======== RECORDS ========

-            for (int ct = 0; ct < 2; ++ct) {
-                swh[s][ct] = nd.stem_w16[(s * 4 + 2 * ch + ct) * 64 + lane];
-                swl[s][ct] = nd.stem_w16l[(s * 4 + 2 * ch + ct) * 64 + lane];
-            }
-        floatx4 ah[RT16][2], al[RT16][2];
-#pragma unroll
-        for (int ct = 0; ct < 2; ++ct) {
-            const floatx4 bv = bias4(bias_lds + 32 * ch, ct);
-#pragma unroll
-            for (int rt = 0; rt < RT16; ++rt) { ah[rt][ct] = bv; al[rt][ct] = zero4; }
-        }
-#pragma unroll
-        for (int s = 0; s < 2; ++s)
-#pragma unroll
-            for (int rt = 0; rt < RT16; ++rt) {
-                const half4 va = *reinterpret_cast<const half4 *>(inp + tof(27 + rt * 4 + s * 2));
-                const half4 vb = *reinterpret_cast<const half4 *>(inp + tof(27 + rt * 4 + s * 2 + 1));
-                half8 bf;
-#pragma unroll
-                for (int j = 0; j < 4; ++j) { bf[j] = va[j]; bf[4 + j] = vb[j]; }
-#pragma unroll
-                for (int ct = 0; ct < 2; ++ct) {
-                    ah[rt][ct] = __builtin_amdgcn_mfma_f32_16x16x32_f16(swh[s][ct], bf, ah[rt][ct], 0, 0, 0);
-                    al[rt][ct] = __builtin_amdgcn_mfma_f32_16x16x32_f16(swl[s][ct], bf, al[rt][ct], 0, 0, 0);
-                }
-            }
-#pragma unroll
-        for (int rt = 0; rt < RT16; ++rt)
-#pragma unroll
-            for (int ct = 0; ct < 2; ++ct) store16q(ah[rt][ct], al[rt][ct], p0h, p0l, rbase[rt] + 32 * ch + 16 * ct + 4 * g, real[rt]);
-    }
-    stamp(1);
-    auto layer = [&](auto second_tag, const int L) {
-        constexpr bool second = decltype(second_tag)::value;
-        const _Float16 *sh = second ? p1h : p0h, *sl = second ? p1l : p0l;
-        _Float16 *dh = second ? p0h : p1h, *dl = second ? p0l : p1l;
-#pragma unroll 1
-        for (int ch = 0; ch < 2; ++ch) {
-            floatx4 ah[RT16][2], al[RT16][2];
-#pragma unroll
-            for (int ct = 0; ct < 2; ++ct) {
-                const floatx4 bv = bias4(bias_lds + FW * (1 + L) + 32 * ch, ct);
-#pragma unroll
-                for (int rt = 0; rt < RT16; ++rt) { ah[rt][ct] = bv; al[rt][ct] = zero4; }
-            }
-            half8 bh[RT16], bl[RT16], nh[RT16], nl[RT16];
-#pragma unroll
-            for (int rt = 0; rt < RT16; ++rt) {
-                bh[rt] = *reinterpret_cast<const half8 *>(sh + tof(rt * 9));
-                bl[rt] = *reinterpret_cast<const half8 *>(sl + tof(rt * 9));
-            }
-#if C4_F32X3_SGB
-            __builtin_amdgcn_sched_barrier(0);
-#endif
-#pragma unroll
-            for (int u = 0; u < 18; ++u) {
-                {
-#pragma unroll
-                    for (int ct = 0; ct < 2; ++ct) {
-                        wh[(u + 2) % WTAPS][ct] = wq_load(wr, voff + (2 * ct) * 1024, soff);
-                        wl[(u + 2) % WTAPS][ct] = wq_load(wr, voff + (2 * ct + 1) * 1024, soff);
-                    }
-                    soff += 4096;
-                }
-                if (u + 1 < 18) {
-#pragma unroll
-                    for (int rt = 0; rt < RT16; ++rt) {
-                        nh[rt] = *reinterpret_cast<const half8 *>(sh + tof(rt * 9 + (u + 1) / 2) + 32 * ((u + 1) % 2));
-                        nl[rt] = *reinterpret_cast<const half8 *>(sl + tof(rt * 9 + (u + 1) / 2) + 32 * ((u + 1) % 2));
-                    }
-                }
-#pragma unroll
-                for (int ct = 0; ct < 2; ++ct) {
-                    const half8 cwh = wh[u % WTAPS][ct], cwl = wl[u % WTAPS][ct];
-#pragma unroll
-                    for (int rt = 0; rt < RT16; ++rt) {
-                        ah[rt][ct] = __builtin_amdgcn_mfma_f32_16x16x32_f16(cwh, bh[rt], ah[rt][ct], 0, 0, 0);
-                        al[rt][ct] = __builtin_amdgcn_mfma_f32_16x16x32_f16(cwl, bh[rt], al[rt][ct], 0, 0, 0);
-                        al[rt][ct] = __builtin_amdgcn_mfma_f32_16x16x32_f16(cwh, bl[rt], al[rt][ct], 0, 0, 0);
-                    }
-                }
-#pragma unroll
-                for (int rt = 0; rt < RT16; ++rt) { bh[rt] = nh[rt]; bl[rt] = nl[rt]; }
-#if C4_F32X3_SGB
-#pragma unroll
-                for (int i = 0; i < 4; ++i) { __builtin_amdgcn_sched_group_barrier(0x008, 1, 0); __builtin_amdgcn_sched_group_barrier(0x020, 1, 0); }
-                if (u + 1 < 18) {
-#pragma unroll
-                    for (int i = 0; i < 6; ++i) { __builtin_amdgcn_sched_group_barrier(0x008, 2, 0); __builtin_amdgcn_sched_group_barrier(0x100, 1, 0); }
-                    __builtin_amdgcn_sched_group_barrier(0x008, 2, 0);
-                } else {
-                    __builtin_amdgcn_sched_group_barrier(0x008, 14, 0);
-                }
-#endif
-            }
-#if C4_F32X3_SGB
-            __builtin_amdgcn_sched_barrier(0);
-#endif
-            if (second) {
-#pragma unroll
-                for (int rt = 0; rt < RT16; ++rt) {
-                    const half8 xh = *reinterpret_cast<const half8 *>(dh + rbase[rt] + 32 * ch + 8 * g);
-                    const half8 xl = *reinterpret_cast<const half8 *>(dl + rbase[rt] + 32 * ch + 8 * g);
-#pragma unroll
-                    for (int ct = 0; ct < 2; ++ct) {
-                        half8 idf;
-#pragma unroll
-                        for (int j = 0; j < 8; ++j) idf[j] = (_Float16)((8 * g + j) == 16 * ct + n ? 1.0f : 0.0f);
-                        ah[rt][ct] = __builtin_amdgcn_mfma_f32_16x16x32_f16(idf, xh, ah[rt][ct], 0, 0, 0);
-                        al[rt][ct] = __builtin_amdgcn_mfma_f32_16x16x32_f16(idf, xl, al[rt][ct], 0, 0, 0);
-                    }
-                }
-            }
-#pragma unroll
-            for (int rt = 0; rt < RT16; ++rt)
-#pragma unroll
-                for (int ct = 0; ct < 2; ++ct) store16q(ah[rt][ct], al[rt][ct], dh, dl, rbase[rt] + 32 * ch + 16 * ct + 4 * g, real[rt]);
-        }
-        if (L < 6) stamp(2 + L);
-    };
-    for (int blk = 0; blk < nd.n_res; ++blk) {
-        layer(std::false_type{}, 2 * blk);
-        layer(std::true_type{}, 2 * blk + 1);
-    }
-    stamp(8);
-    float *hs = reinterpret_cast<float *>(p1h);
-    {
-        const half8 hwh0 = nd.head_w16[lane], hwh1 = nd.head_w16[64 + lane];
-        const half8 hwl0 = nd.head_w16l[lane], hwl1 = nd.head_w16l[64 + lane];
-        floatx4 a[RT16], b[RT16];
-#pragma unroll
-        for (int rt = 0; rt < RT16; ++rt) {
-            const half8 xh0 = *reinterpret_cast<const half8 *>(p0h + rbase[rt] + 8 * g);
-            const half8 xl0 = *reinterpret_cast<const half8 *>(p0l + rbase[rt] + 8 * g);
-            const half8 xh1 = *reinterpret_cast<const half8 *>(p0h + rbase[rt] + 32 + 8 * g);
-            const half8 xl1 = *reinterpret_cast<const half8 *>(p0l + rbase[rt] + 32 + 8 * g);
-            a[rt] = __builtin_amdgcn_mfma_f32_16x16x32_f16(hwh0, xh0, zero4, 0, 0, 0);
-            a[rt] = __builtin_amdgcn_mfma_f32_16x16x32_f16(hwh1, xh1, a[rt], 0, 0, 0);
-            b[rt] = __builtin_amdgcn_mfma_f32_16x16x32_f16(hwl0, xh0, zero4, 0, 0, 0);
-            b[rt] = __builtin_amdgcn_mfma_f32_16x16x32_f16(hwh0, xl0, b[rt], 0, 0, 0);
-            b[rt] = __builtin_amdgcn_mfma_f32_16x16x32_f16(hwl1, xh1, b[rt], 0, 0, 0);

========

- YOUR OBJECTIVE: Based on the records above, count the lines in which "layer" occurs and provide only the number.

- TASK OUTPUT: 3